Segment Start: SUPPLIED DATA
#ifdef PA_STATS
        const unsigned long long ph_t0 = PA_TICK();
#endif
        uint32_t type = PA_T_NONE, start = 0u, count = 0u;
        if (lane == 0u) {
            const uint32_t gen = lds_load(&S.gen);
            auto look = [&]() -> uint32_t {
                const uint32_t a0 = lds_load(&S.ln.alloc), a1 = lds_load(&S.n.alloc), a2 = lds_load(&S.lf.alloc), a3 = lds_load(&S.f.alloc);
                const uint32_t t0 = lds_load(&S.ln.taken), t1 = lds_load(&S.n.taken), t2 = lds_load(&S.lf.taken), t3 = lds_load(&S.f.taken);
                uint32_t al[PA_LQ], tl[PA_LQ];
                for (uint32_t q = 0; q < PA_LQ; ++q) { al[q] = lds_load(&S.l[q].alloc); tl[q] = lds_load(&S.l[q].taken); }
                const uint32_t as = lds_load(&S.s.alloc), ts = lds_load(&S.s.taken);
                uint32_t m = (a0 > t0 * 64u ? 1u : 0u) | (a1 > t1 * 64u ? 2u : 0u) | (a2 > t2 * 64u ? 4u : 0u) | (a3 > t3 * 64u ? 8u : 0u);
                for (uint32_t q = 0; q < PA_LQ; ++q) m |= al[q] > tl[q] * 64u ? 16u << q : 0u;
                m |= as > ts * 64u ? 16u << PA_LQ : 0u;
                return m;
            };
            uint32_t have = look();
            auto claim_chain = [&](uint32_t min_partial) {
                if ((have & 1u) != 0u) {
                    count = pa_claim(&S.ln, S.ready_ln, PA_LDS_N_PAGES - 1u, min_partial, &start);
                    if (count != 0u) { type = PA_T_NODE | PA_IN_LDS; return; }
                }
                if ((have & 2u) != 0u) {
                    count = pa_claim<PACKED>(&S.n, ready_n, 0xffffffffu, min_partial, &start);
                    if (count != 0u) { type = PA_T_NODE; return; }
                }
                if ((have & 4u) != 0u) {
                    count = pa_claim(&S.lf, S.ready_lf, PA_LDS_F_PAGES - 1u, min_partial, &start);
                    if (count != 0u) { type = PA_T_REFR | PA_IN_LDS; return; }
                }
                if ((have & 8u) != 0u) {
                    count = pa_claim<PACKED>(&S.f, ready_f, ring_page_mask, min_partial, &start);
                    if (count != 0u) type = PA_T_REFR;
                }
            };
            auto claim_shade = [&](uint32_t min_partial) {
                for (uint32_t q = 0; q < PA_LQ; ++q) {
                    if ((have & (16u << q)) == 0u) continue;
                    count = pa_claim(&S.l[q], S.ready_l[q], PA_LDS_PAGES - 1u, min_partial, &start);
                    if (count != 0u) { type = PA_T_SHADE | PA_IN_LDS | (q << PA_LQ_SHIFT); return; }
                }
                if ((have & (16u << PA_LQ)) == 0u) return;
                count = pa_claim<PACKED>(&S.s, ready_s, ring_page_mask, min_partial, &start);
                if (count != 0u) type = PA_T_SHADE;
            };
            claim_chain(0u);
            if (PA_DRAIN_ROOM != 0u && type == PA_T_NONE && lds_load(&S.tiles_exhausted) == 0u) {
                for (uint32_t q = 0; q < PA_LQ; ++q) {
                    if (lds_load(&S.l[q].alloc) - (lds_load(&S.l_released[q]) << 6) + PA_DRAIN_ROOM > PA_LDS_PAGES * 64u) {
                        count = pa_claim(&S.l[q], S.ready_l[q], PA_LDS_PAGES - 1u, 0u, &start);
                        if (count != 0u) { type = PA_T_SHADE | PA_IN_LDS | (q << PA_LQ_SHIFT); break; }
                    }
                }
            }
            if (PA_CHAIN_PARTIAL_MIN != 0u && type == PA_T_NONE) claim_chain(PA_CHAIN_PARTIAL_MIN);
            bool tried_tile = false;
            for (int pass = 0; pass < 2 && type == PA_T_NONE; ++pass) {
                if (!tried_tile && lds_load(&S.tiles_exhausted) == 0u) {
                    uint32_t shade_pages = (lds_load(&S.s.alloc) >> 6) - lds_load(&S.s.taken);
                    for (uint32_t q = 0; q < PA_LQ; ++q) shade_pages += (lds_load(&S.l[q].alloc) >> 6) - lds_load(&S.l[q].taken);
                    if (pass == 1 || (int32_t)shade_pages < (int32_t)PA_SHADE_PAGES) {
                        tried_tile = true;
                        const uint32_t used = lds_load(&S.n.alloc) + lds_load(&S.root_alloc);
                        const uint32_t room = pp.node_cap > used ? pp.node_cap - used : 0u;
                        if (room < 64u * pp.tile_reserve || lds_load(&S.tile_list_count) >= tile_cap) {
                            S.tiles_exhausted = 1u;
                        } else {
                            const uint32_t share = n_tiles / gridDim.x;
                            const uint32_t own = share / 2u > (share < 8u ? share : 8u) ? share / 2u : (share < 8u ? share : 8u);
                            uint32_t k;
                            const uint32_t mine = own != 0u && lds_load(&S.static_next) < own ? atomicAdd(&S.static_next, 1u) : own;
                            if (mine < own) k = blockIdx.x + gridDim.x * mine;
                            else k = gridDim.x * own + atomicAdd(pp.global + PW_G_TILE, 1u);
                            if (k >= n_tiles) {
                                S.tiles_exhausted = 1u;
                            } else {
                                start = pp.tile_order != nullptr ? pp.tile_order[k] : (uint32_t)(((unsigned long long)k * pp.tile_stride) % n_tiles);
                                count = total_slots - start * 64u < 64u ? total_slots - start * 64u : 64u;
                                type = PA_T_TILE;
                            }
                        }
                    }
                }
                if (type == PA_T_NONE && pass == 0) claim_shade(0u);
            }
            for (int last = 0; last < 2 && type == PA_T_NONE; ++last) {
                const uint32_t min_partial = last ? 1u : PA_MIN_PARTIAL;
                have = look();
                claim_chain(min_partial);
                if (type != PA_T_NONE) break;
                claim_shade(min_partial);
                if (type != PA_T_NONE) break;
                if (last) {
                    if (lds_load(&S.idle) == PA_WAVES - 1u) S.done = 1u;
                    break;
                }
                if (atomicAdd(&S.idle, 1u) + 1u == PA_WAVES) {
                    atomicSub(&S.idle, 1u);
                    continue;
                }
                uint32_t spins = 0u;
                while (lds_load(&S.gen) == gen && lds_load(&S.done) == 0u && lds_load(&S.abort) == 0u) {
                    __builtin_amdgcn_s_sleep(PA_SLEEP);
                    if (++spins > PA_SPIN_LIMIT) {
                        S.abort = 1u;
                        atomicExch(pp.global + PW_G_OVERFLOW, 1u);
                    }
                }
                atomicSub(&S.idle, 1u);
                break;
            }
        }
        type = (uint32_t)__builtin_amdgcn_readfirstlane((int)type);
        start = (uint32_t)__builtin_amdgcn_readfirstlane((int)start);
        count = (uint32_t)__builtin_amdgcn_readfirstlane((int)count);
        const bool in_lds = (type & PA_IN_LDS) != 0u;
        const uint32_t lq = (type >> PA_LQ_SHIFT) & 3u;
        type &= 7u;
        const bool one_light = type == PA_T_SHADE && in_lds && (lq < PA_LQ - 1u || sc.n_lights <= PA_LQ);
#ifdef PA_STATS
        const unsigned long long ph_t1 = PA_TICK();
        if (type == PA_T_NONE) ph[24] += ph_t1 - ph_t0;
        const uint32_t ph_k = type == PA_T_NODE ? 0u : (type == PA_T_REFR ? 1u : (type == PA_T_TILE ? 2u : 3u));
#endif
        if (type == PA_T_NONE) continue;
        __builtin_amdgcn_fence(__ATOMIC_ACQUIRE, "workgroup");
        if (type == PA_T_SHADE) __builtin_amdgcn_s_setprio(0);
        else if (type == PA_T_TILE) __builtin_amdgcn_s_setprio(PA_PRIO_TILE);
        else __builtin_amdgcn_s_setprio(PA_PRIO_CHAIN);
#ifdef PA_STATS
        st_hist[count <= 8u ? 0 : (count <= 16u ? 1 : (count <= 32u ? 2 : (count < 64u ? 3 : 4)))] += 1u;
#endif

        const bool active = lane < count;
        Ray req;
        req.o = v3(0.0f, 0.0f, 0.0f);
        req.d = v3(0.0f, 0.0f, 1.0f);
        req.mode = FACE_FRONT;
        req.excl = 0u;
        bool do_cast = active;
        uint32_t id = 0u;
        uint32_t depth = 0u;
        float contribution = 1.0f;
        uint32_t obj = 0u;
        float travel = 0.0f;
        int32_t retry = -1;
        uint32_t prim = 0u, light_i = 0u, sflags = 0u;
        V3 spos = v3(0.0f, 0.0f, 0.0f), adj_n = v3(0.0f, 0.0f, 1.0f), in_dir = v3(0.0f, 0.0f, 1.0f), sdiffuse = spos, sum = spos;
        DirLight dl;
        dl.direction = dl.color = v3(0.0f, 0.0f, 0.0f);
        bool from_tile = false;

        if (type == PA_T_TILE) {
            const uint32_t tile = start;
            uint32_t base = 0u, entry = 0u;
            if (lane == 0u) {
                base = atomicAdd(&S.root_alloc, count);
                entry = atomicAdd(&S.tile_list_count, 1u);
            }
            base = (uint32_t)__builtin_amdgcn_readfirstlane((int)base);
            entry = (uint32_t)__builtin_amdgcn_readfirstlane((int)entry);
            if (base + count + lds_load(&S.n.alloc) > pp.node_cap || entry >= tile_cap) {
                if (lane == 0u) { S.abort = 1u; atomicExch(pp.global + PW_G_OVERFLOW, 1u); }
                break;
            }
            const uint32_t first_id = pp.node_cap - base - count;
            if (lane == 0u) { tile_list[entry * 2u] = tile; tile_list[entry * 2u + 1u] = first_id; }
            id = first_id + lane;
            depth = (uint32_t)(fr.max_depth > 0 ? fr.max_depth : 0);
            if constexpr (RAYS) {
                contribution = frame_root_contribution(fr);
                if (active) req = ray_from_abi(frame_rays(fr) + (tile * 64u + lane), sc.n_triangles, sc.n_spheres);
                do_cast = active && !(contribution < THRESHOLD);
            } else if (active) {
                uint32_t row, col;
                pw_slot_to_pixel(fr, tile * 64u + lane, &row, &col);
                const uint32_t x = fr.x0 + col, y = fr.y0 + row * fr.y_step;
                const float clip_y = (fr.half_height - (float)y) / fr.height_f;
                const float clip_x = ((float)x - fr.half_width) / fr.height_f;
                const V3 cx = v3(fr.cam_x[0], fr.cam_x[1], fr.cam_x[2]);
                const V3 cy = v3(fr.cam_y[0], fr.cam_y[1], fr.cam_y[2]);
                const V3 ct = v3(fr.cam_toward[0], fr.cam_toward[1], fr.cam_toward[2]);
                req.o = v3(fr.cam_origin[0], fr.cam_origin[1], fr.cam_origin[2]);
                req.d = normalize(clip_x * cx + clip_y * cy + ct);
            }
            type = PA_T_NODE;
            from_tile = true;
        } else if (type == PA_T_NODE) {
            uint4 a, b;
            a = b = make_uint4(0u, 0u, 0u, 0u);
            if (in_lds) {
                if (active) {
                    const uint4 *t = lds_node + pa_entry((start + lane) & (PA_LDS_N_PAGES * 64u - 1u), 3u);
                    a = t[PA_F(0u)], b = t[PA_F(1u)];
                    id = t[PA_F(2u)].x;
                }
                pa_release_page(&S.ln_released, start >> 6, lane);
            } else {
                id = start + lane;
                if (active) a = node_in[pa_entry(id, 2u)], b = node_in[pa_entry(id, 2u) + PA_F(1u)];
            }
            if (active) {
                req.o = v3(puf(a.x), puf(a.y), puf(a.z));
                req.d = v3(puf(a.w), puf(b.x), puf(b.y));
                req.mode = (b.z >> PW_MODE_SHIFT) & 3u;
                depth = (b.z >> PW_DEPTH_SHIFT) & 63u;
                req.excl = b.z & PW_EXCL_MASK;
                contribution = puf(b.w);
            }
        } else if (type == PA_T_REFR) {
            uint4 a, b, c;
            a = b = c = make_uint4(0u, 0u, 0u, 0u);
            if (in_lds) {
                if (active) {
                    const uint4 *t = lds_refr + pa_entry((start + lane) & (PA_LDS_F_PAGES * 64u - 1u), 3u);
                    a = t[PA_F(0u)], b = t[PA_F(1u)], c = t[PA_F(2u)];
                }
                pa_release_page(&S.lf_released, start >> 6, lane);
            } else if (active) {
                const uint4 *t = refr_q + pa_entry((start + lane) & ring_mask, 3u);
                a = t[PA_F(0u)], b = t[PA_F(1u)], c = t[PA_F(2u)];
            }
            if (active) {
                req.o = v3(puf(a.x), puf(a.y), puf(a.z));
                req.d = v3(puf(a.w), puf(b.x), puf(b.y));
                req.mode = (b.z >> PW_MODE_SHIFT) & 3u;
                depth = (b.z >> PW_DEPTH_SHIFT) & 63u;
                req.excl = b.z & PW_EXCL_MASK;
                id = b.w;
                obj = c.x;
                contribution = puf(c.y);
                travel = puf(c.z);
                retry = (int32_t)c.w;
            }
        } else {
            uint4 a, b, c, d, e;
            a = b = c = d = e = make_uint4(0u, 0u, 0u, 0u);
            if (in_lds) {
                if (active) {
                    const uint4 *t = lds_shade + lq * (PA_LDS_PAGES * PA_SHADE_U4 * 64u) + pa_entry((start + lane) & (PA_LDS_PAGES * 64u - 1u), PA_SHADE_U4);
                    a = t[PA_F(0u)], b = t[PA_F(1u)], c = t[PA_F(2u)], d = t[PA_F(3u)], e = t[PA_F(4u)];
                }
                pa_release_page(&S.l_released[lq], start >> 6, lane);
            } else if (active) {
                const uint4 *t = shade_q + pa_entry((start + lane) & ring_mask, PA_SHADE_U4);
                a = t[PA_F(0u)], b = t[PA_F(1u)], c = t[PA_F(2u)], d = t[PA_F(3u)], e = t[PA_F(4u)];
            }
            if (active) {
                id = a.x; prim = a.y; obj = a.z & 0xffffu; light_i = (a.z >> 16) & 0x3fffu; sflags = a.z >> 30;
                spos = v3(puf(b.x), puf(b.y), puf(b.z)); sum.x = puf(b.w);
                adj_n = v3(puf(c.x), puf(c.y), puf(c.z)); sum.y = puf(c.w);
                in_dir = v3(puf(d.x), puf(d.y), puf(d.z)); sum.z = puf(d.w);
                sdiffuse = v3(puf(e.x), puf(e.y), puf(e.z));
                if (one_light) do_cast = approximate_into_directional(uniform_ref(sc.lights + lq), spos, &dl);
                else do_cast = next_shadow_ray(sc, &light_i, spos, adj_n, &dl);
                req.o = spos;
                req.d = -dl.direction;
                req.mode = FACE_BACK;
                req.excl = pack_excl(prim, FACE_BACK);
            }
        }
Segment End: SUPPLIED DATA
REQUIREMENT:
Give back, exactly as written, the stretch from the line with "if (type == PA_T_SHADE)" through the line with "uint32_t prim = 0u, light_i", and no other lines from the records above.

SOLVED PROBLEM:
        if (type == PA_T_SHADE) __builtin_amdgcn_s_setprio(0);
        else if (type == PA_T_TILE) __builtin_amdgcn_s_setprio(PA_PRIO_TILE);
        else __builtin_amdgcn_s_setprio(PA_PRIO_CHAIN);
#ifdef PA_STATS
        st_hist[count <= 8u ? 0 : (count <= 16u ? 1 : (count <= 32u ? 2 : (count < 64u ? 3 : 4)))] += 1u;
#endif

        const bool active = lane < count;
        Ray req;
        req.o = v3(0.0f, 0.0f, 0.0f);
        req.d = v3(0.0f, 0.0f, 1.0f);
        req.mode = FACE_FRONT;
        req.excl = 0u;
        bool do_cast = active;
        uint32_t id = 0u;
        uint32_t depth = 0u;
        float contribution = 1.0f;
        uint32_t obj = 0u;
        float travel = 0.0f;
        int32_t retry = -1;
        uint32_t prim = 0u, light_i = 0u, sflags = 0u;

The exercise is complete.